You can build a simple cryptographic core by adding registers to a combinational design (Figure 1). Table 3 reports the leakage current of the registers for the input combinations and shows how the leakage current directly relates to the number of ones in a binary word. Simulations on whole cryptographic cores explore all possible combinations of plain words and keys (Table 4). The table sorts leakage currents in increasing order and groups them by input keys; input columns are the inputs of the substitution box, and output columns are the outputs of the cryptographic core.

Researchers typically divide attacks on cryptographic algorithms into mathematical and implementation categories, basing the implementation category on passive or active weakness. Researchers are trying to design countermeasures to thwart these powerful attacks (Reference 10). Passive attacks benefit from side-channel information, which you collect by measuring some physical quantity (Figure 2). Active attacks are more invasive because they introduce faults that result in erroneous calculations, leading to the exposure of a secret key.

The most common side channel for attacks is a device’s power consumption. These types of attacks use simple power analysis, differential-power analysis, and correlation-power analysis (Reference 11). In a simple-power-analysis attack, an attacker uses the side-channel information from one measurement to directly determine a secret key or parts of a secret key. Differential- and correlation-power analyses are statistical attacks and need a lot of measurements and data acquisition. A correlation-power attack involves collecting data and then analyzing the collected data and uses a so-called hypothetical model of the attacked device.

You can use a statistical-analysis tool to detect the key of the cryptographic core. You can also use an attack employing the computation of the correlation coefficient between the vector of acquired leakage currents and a logic vector that uses a hypothesis of the secret key. The method uses the hamming weight, or number of ones in a binary word, of the inputs in the substitution box as a logic vector. You can obtain this weight from a key hypothesis. Figure 3 shows the computed correlation coefficients. Orange squares denote the right-key hypothesis, and green circles denote a random-key hypothesis. The result is that all keys, except key 0000, are clearly distinguishable by using this kind of attack.
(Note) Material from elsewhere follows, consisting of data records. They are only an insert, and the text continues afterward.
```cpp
__global__ void __launch_bounds__(DIF_BLOCK) k_upsample_mark(const float* __restrict__ low_sdf, const float* __restrict__ low_std, int l, int R,
                                                           float* __restrict__ cube_sdf, float* __restrict__ cube_std,
                                                           int32_t* __restrict__ refine_list, int* __restrict__ counters) {
    __shared__ int smem[8];
    __shared__ int s_base;
    const int B = counters[DIF_C_B];
    const int R2 = R * R, R3 = R2 * R, l3 = l * l * l;
    const int64_t n_rows = (int64_t)B * R2;
    const float scale = (float)(l - 1) / (float)(R - 1);
    const int64_t stride = (int64_t)gridDim.x * blockDim.x;
    const int64_t n_pad = (n_rows + DIF_BLOCK - 1) / DIF_BLOCK * DIF_BLOCK;
    for (int64_t row = (int64_t)blockIdx.x * blockDim.x + threadIdx.x; row < n_pad; row += stride) {
        unsigned sel = 0;
        int64_t e0 = 0;
        if (row < n_rows) {
            const int b = (int)(row / R2), jxy = (int)(row - (int64_t)b * R2);
            const int jx = jxy / R, jy = jxy % R;
            int x0, x1, y0, y1; float wx0, wx1, wy0, wy1;
            tri_axis(jx, l, scale, x0, x1, wx0, wx1);
            tri_axis(jy, l, scale, y0, y1, wy0, wy1);
            const float* ls = low_sdf + (int64_t)b * l3;
            const float* ld = low_std + (int64_t)b * l3;
            e0 = (int64_t)b * R3 + (int64_t)jxy * R;
            NO_PACKED_F32
            for (int jz = 0; jz < R; ++jz) {
                int z0, z1; float wz0, wz1;
                tri_axis(jz, l, scale, z0, z1, wz0, wz1);
                float sv = tri_sample(ls, l, x0, x1, y0, y1, z0, z1, wx0, wx1, wy0, wy1, wz0, wz1);
                float dv = tri_sample(ld, l, x0, x1, y0, y1, z0, z1, wx0, wx1, wy0, wy1, wz0, wz1);
                cube_sdf[e0 + jz] = -sv;
                cube_std[e0 + jz] = dv;
                if (fabsf(sv) < 0.05f) sel |= 1u << jz;
            }
        }
        int total;
        int ex = block_excl_scan(__popc(sel), smem, total);
        if (total > 0) {
            if (threadIdx.x == 0) s_base = atomicAdd(counters + DIF_C_VH, total);
            __syncthreads();
            int o = s_base + ex;
            while (sel) {
                int jz = __ffs((int)sel) - 1;
                sel &= sel - 1;
                refine_list[o++] = (int32_t)(e0 + jz);
            }
        }
        __syncthreads();
    }
}

struct VoxelDecodeArgs {
    const int32_t* occ_slot;
    const float* latent;
    Lattice low;
    int R;
    float* cube_sdf;
    float* cube_std;
    int32_t* refine_list;
    int* counters;
    const float* fold_w;
    float* fold_table;
};

#define VD_MAX_L3 64
#define VD_MAX_R2 64
#define VD_WAVE_LDS_FLOATS (2 * VD_MAX_L3 + 2 * 256)

#ifdef DIF_TRACE
__device__ unsigned long long g_vd_trace[2048 * 8];
#define VD_STAMP(slot) do { if (lane_id() == 0) g_vd_trace[((threadIdx.x >> 6) * gridDim.x + blockIdx.x) * 8 + (slot)] = wall_clock64(); } while (0)
#else
#define VD_STAMP(slot) do { } while (0)
#endif

template <bool X6, int NS>
__device__ __forceinline__ void decode_voxels_body(const BatchN<VoxelDecodeArgs, NS>& AB, int S, const float* __restrict__ wblob) {
    extern __shared__ __attribute__((aligned(16))) float lds[];
    VD_STAMP(0);
    constexpr int LDS_W = X6 ? X6_LDS_BYTES / 4 : ((DEC_LDS_FLOATS + 3) & ~3);
#if defined(DIF_VD_CUT) && DIF_VD_CUT == 0
    return;
#endif
    stage_weights(lds, wblob, X6 ? X6_LDS_BYTES / 4 : DEC_LDS_FLOATS);
    VD_STAMP(1);
#if defined(DIF_VD_CUT) && DIF_VD_CUT == 1
    return;
#endif
    const __amdgpu_buffer_rsrc_t wfwd = make_rsrc(wblob, X6 ? X6_BYTES / 4 : DEC_FLOATS);
    const int lane = lane_id(), half = lane >> 5, col = lane & 31, wid = threadIdx.x >> 6;
    const int pair = wid >> 1, tsel = wid & 1;
    float* w_low_sdf = lds + LDS_W + pair * VD_WAVE_LDS_FLOATS;
    float* w_low_std = w_low_sdf + VD_MAX_L3;
    float* w_fold = w_low_std + VD_MAX_L3 + tsel * 256;
    const Lattice low = AB.s[0].low;
    const float* const fold_w = AB.s[0].fold_w;
    const int l = low.res, R = AB.s[0].R, l3 = l * l * l, R2 = R * R, R3 = R2 * R;
    const float scale = (float)(l - 1) / (float)(R - 1);
    int pre[NS + 1];
    pre[0] = 0;
#pragma unroll
    for (int j = 0; j < NS; ++j) pre[j + 1] = pre[j] + ((j < S) ? AB.s[j].counters[DIF_C_B] : 0);
    const int B = pre[NS];
    const int pairs_per_block = (int)(blockDim.x >> 7), n_pairs = (int)gridDim.x * pairs_per_block;
    const int first = __builtin_amdgcn_readfirstlane(pair * (int)gridDim.x + (int)blockIdx.x);
    __shared__ int s_tot[8], s_map[8], s_base[NS];
    const int rounds = (B + n_pairs - 1) / n_pairs;
    for (int round = 0; round < rounds; ++round) {
        const int bg = first + round * n_pairs;
        int sm = 0, b = bg;
#pragma unroll
        for (int j = 1; j < NS; ++j)
            if (bg >= pre[j]) { sm = j; b = bg - pre[j]; }
        const VoxelDecodeArgs& A = AB.s[sm];
        unsigned sel = 0;
        const int jz0 = tsel * (R >> 1), jz1 = jz0 + (R >> 1);
        const int64_t e0 = (int64_t)b * R3 + (int64_t)lane * R;
        if (bg < B && tsel * 32 < l3) {
            const float* lat_row = A.latent + (int64_t)A.occ_slot[b] * L;
            const int s = tsel * 32 + col;
            const float px = low.coord(s / (l * l)), py = low.coord((s / l) % l), pz = low.coord(s % l);
            float sdf = 0.0f, sd = 0.0f;
            if (X6 || fold_w) {
                if constexpr (X6) decoder_fold_consts_x6(lds, fold_w, lat_row, w_fold, lane);
                else decoder_fold_consts(lds, fold_w, lat_row, w_fold, lane);
                __builtin_amdgcn_wave_barrier();
                __builtin_amdgcn_s_waitcnt(0xc07f);
                if (tsel == 0) {
                    float* rec = A.fold_table + (int64_t)b * 256;
                    for (int p = lane; p < 256; p += 64) rec[p] = w_fold[p];
                }
                VD_STAMP(6);
#if defined(DIF_VD_CUT) && DIF_VD_CUT == 2
                sdf = w_fold[lane]; sd = w_fold[lane + 64];
#else
                if constexpr (X6) decoder_tile_folded_x6(lds, wfwd, FoldInitLds{w_fold}, px, py, pz, lane, sdf, sd);
                else decoder_tile_folded(lds, wfwd, FoldInitLds{w_fold}, px, py, pz, lane, sdf, sd);
#endif
            } else if constexpr (!X6) {
                f16v xin;
#pragma unroll
                for (int t = 0; t < 16; ++t) {
                    const int k = 2 * t + half;
                    xin[t] = (k < L) ? lat_row[k] : 0.0f;
                }
                if (half) { xin[14] = px; xin[15] = pz; } else { xin[15] = py; }
                decoder_tile(lds, wfwd, xin, lane, sdf, sd);
            }
            if (s < l3) {
                if (half == 0) w_low_sdf[s] = sdf;
                else w_low_std[s] = sd;
            }
        }
        __syncthreads();
        VD_STAMP(2);
        if (bg < B && lane < R2) {
            const int jx = lane / R, jy = lane % R;
            int x0, x1, y0, y1; float wx0, wx1, wy0, wy1;
            tri_axis(jx, l, scale, x0, x1, wx0, wx1);
            tri_axis(jy, l, scale, y0, y1, wy0, wy1);
            float* const cube_sdf = A.cube_sdf;
            float* const cube_std = A.cube_std;
            for (int jz = jz0; jz < jz1; ++jz) {
                int z0, z1; float wz0, wz1;
                tri_axis(jz, l, scale, z0, z1, wz0, wz1);
                float sv = tri_sample(w_low_sdf, l, x0, x1, y0, y1, z0, z1, wx0, wx1, wy0, wy1, wz0, wz1);
                float dv = tri_sample(w_low_std, l, x0, x1, y0, y1, z0, z1, wx0, wx1, wy0, wy1, wz0, wz1);
                cube_sdf[e0 + jz] = -sv;
                cube_std[e0 + jz] = dv;
                if (fabsf(sv) < 0.05f) sel |= 1u << jz;
            }
        }
        VD_STAMP(3);
        const int c = __popc(sel);
        const int incl = wave_incl_scan(c);
        const int total = __shfl(incl, 63);
        if (lane == 0) { s_tot[wid] = total; if (NS > 1) s_map[wid] = sm; }
        __syncthreads();
        if (NS == 1) {
            if (threadIdx.x == 0) {
                int sum = 0;
                for (int w = 0; w < (int)(blockDim.x >> 6); ++w) sum += s_tot[w];
                s_base[0] = sum ? atomicAdd(A.counters + DIF_C_VH, sum) : 0;
            }
        } else if ((int)threadIdx.x < S) {
            const int j = (int)threadIdx.x;
            int sum = 0;
            for (int w = 0; w < (int)(blockDim.x >> 6); ++w) sum += (s_map[w] == j) ? s_tot[w] : 0;
            s_base[j] = sum ? atomicAdd(AB.s[j].counters + DIF_C_VH, sum) : 0;
        }
        __syncthreads();
        if (total > 0) {
            int o = s_base[NS == 1 ? 0 : sm] + incl - c;
            for (int w = 0; w < wid; ++w) o += (NS == 1 || s_map[w] == sm) ? s_tot[w] : 0;
            int32_t* const refine_list = A.refine_list;
            while (sel) {
                const int jz = __ffs((int)sel) - 1;
                sel &= sel - 1;
                refine_list[o++] = (int32_t)(e0 + jz);
            }
        }
        __syncthreads();
        VD_STAMP(4);
    }
    VD_STAMP(5);
}

template <bool X6>
__global__ void __launch_bounds__(512, X6 ? 1 : 2) k_decode_voxels(VoxelDecodeArgs A, const float* __restrict__ wblob) {
    const BatchN<VoxelDecodeArgs, 1> B{{A}};
    decode_voxels_body<X6, 1>(B, 1, wblob);
}
template <bool X6>
__global__ void __launch_bounds__(512, X6 ? 1 : 2) k_decode_voxels_batch(Batch<VoxelDecodeArgs> B, int S, const float* __restrict__ wblob) {
    decode_voxels_body<X6, DIF_MAX_STREAMS>(B, S, wblob);
}
```

### di_fusion_amd/csrc/mlp.hip.h

```cpp
#pragma once
#include "common.hip.h"

namespace dif {

typedef float f16v __attribute__((ext_vector_type(16)));
typedef float f4v __attribute__((ext_vector_type(4)));

__device__ __forceinline__ f16v mfma32(float a, float b, f16v c) { return __builtin_amdgcn_mfma_f32_32x32x2f32(a, b, c, 0, 0, 0); }

__device__ __forceinline__ f16v load_bias16(const float* b, int half) {
    const f4v* p = reinterpret_cast<const f4v*>(b + half * 16);
    f4v b0 = p[0], b1 = p[1], b2 = p[2], b3 = p[3];
    f16v r;
    r[0] = b0.x; r[1] = b0.y; r[2] = b0.z; r[3] = b0.w;
    r[4] = b1.x; r[5] = b1.y; r[6] = b1.z; r[7] = b1.w;
    r[8] = b2.x; r[9] = b2.y; r[10] = b2.z; r[11] = b2.w;
    r[12] = b3.x; r[13] = b3.y; r[14] = b3.z; r[15] = b3.w;
    return r;
}

__device__ __forceinline__ float relu1(float x) { return __int_as_float(max(__float_as_int(x), 0)); }
__device__ __forceinline__ f16v relu16(f16v v) {
#pragma unroll
    for (int i = 0; i < 16; ++i) v[i] = relu1(v[i]);
    return v;
}

typedef unsigned int u4v __attribute__((ext_vector_type(4)));

struct LdsA {
    const f4v* p;
    __device__ __forceinline__ f4v load(int t, int lane) const { return p[t * 64 + lane]; }
};

struct BufA {
    __amdgpu_buffer_rsrc_t rsrc;
    int base;
    __device__ __forceinline__ f4v load(int t, int lane) const {
        u4v v = __builtin_amdgcn_raw_buffer_load_b128(rsrc, lane * 16, base + t * 1024, 0);
        return __builtin_bit_cast(f4v, v);
    }
};

__device__ __forceinline__ __amdgpu_buffer_rsrc_t make_rsrc(const float* p, int n_floats) {
    return __builtin_amdgcn_make_buffer_rsrc((void*)p, 0, n_floats * 4, 0x00020000);
}

template <int NB, class ASRC>
__device__ __forceinline__ f16v block_mm_src(const ASRC& A, const f16v (&hin)[NB], f16v acc, int lane) {
    f4v a = A.load(0, lane);
#pragma unroll
    for (int kb = 0; kb < NB; ++kb) {
#pragma unroll
        for (int g = 0; g < 4; ++g) {
            const int t = kb * 4 + g;
            f4v an = a;
            if (t + 1 < NB * 4) an = A.load(t + 1, lane);
            acc = mfma32(a.x, hin[kb][4 * g + 0], acc);
            acc = mfma32(a.y, hin[kb][4 * g + 1], acc);
            acc = mfma32(a.z, hin[kb][4 * g + 2], acc);
            acc = mfma32(a.w, hin[kb][4 * g + 3], acc);
            a = an;
            __builtin_amdgcn_sched_barrier(0);
        }
    }
    return acc;
}

template <int NMB, int NB, int PF>
__device__ __forceinline__ void stream_mm(const BufA& A, const f16v (&hin)[NB], f16v (&acc)[NMB], int lane) {
    constexpr int NU = NMB * NB * 4;
    f4v ring[PF];
#pragma unroll
    for (int i = 0; i < PF; ++i)
        if (i < NU) ring[i] = A.load(i, lane);
#pragma unroll
    for (int mb = 0; mb < NMB; ++mb) {
#pragma unroll
        for (int kb = 0; kb < NB; ++kb) {
#pragma unroll
            for (int g = 0; g < 4; ++g) {
                const int u = (mb * NB + kb) * 4 + g;
                const f4v a = ring[u % PF];
                if (u + PF < NU) ring[u % PF] = A.load(u + PF, lane);
                acc[mb] = mfma32(a.x, hin[kb][4 * g + 0], acc[mb]);
                acc[mb] = mfma32(a.y, hin[kb][4 * g + 1], acc[mb]);
                acc[mb] = mfma32(a.z, hin[kb][4 * g + 2], acc[mb]);
                acc[mb] = mfma32(a.w, hin[kb][4 * g + 3], acc[mb]);
                __builtin_amdgcn_sched_barrier(0);
            }
        }
    }
}

template <int NB>
__device__ __forceinline__ f16v block_mm(const f4v* __restrict__ A, const f16v (&hin)[NB], f16v acc, int lane) {
    return block_mm_src<NB>(LdsA{A}, hin, acc, lane);
}

#define ENC_A0 0
#define ENC_B0 256
#define ENC_A1 288
#define ENC_B1 2336
#define ENC_A2 2400
#define ENC_B2 18784
#define ENC_A3 19040
#define ENC_B3 27232
#define ENC_FLOATS 27264

__device__ __forceinline__ f16v encoder_tile(const float* __restrict__ W , float x0, float x1, float x2, int lane) {
    const int half = lane >> 5;
    f16v h0[1];
    {
        f16v acc = load_bias16(W + ENC_B0, half);
        f4v a = reinterpret_cast<const f4v*>(W + ENC_A0)[lane];
        acc = mfma32(a.x, x0, acc);
        acc = mfma32(a.y, x1, acc);
        acc = mfma32(a.z, x2, acc);
        h0[0] = relu16(acc);
    }
    f16v h1[2];
#pragma unroll
    for (int mb = 0; mb < 2; ++mb) {
        f16v acc = load_bias16(W + ENC_B1 + mb * 32, half);
        acc = block_mm<1>(reinterpret_cast<const f4v*>(W + ENC_A1) + (mb * 4) * 64, h0, acc, lane);
        h1[mb] = relu16(acc);
    }
    f16v out = load_bias16(W + ENC_B3, half);
#pragma unroll
    for (int mb = 0; mb < 8; ++mb) {
        f16v acc = load_bias16(W + ENC_B2 + mb * 32, half);
        acc = block_mm<2>(reinterpret_cast<const f4v*>(W + ENC_A2) + (mb * 8) * 64, h1, acc, lane);
        f16v h2[1];
        h2[0] = relu16(acc);
        out = block_mm<1>(reinterpret_cast<const f4v*>(W + ENC_A3) + (mb * 4) * 64, h2, out, lane);
    }
    return out;
}
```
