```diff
+                    if (helper) { const int w = l_map[hidx]; src = w & 255; cc = w >> 8; }
+                    const int tb = __shfl(ta, src, 64) + cc * NK, te_l = __shfl(tend, src, 64), q_l = __shfl(q, src, 64);
+                    if (helper) {
+#pragma unroll
+                        for (int u = 0; u < NK; u++) xk[u] = *(glog)(sbase + (unsigned)(max(min(tb + u, te_l), 0) * P + q_l) * 8u);
+#pragma unroll
+                        for (int u = 0; u < NK; u++) l_keep[u * HC + hidx] = xk[u];
+                    }
+                }
+                __builtin_amdgcn_fence(__ATOMIC_SEQ_CST, "wavefront");
+                if (spawned) {
+                    const double *__restrict__ slog = sv.soc_log + (long long)e * T * P + q;
+                    const double soc_f = capk / B;
+                    const double invB = 1.0 / B;
+                    double hs = 0.0, fs = 0.0;
+                    int n = 0, nf = 0;
+#pragma unroll
+                    for (int u = 0; u < NK; u++) {
+                        if (ta + u <= tend) {
+                            const double soc = fabs(xk[u]) * invB;
+                            hs += soc; n++;
+                            if (__double_as_longlong(xk[u]) >= 0) { fs += soc; nf++; }
+                        }
+                    }
+                    static_assert(NK % EV2G_STATS_TB == 0, "chunks are read back in batches of EV2G_STATS_TB");
+#pragma unroll 1
+                    for (int i = 0; i < granted * (NK / EV2G_STATS_TB); i++) {
+                        const int c = i / (NK / EV2G_STATS_TB), u0 = (i % (NK / EV2G_STATS_TB)) * EV2G_STATS_TB, t = ta + (c + 1) * NK + u0;
+                        const double *col = l_keep + u0 * HC + (int)((hcols >> (8 * c)) & 255ull);
+                        double x[EV2G_STATS_TB];
+#pragma unroll
+                        for (int u = 0; u < EV2G_STATS_TB; u++) x[u] = col[u * HC];
+#pragma unroll
+                        for (int u = 0; u < EV2G_STATS_TB; u++) {
+                            if (t + u <= tend) {
+                                const double soc = fabs(x[u]) * invB;
+                                hs += soc; n++;
+                                if (__double_as_longlong(x[u]) >= 0) { fs += soc; nf++; }
+                            }
+                        }
+                    }
+                    for (int t = ta + (1 + granted) * NK; t <= tend; t += EV2G_STATS_TB) {
+                        double x[EV2G_STATS_TB];
+#pragma unroll
+                        for (int u = 0; u < EV2G_STATS_TB; u++) x[u] = slog[(long long)min(t + u, tend) * P];
+#pragma unroll
+                        for (int u = 0; u < EV2G_STATS_TB; u++) {
+                            if (t + u <= tend) {
+                                const double soc = fabs(x[u]) * invB;
+                                hs += soc; n++;
+                                if (__double_as_longlong(x[u]) >= 0) { fs += soc; nf++; }
+                            }
+                        }
+                    }
+                    hs += soc_f; n++;
+                    fs += soc_f; nf++;
+                    const double avg_soc = hs / n, avg_f = fs / nf;
+                    double mad = 0.0;
+#pragma unroll
+                    for (int u = 0; u < NK; u++)
+                        if (ta + u <= tend && __double_as_longlong(xk[u]) >= 0) mad += fabs(avg_f - fabs(xk[u]) * invB);
+#pragma unroll 1
+                    for (int i = 0; i < granted * (NK / EV2G_STATS_TB); i++) {
+                        const int c = i / (NK / EV2G_STATS_TB), u0 = (i % (NK / EV2G_STATS_TB)) * EV2G_STATS_TB, t = ta + (c + 1) * NK + u0;
+                        const double *col = l_keep + u0 * HC + (int)((hcols >> (8 * c)) & 255ull);
+                        double x[EV2G_STATS_TB];
+#pragma unroll
+                        for (int u = 0; u < EV2G_STATS_TB; u++) x[u] = col[u * HC];
+#pragma unroll
+                        for (int u = 0; u < EV2G_STATS_TB; u++)
+                            if (t + u <= tend && __double_as_longlong(x[u]) >= 0) mad += fabs(avg_f - fabs(x[u]) * invB);
+                    }
+                    for (int t = ta + (1 + granted) * NK; t <= tend; t += EV2G_STATS_TB) {
+                        double x[EV2G_STATS_TB];
+#pragma unroll
+                        for (int u = 0; u < EV2G_STATS_TB; u++) x[u] = slog[(long long)min(t + u, tend) * P];
+#pragma unroll
+                        for (int u = 0; u < EV2G_STATS_TB; u++)
+                            if (t + u <= tend && __double_as_longlong(x[u]) >= 0) mad += fabs(avg_f - fabs(x[u]) * invB);
+                    }
+                    mad += fabs(avg_f - soc_f);
+                    const double delta_DoD = 2 * (mad / nf);
+                    const double T_sim = (td - ta + 1) * (double)sv.dt / (60 * 24);
+                    const double v_avg = v_min + kk * avg_soc;
+                    const double alpha = (e0 * v_avg - e1) * k_arrh;
+                    deg_cal += alpha * 0.75 * T_sim / k_age;
+                    const double v_half = v_min + kk * 0.5;
+                    const double beta = z0 * (v_half - z1) * (v_half - z1) + z2 + z3 * delta_DoD;
+                    const double abs_e = live ? l_abs : fin_abs;
+                    const double Q_sim = (abs_e / b_cap_kwh) * b_cap_ah;
+                    deg_cyc += beta * 0.5 * Q_sim / k_qacc;
+                }
+            }
+        } else
         if (spawned) {
             if (log_soc) {
                 const double *__restrict__ slog = sv.soc_log + (long long)e * T * P + q;
diff --git a/ev2gym_amd/csrc/ev2g_step_wave.h b/ev2gym_amd/csrc/ev2g_step_wave.h
--- a/ev2gym_amd/csrc/ev2g_step_wave.h
+++ b/ev2gym_amd/csrc/ev2g_step_wave.h
@@ -9,9 +9,10 @@
     const size_t NS = (size_t)block;
     return sizeof(double) * (EV2G_NQ * (NS + 8) + 7 * NS + 7 * (size_t)envs_per_group + 4 * 64) + sizeof(int) * (6 * NS + 8);
 }
-#define EV2G_INL_STATS_NK 12
-#define EV2G_INL_STATS_LK 16
-__host__ __device__ inline size_t ev2g_inl_stats_lds_bytes(int block = EV2G_WAVE_BLOCK) { return (size_t)block * EV2G_INL_STATS_LK * sizeof(double); }
+#define EV2G_INL_STATS_NK 16
+#define EV2G_INL_STATS_HC 64
+#define EV2G_INL_STATS_WAVE_DOUBLES (EV2G_INL_STATS_NK * EV2G_INL_STATS_HC + 32)
+__host__ __device__ inline size_t ev2g_inl_stats_lds_bytes(int block = EV2G_WAVE_BLOCK) { return (size_t)(block / 64) * EV2G_INL_STATS_WAVE_DOUBLES * sizeof(double); }
 #define EV2G_FUSED_BLOCK 1024
 #define EV2G_FUSED_SX 200
 #define EV2G_FUSED_RING 10
@@ -863,8 +864,8 @@
                         (const int *)S->ss_slot, (const int *)S->ss_tarr, (const int *)S->ss_tdep, (const double *)S->ss_B, (const double *)S->ss_afap,
                         (const int *)S->cs_served, (const double *)S->cs_sat_sum, (const double *)S->hist, (const double *)S->env_acc,
                         (const double *)S->sess_final_cap, (const double *)S->sess_abs_e, (const double *)S->soc_log, (const PortLine *)S->line};
-            ev2g_env_stats<1, EV2G_INL_STATS_NK, EV2G_INL_STATS_LK>(v, es, true, scn_s, lane, T, stats_out,
-                                                                  lds + (size_t)wv * EV2G_INL_STATS_LK * 64, lane);
+            ev2g_env_stats<1, EV2G_INL_STATS_NK, 0, EV2G_INL_STATS_HC>(v, es, true, scn_s, lane, T, stats_out,
+                                                                     lds + (size_t)wv * EV2G_INL_STATS_WAVE_DOUBLES, lane);
         }
     }
 }
```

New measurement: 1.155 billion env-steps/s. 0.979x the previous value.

Researchers are investigating why you get different results for key 0000.

This preliminary study shows the realistic possibility of using leakage currents to reveal secret keys. The result of the attack employing correlation coefficients suggests that leakage-power analysis could become a problem you should consider during cryptographic-core design, especially for cores in technologies with gates shorter than 0.1 micron that exhibit a high leakage-power consumption.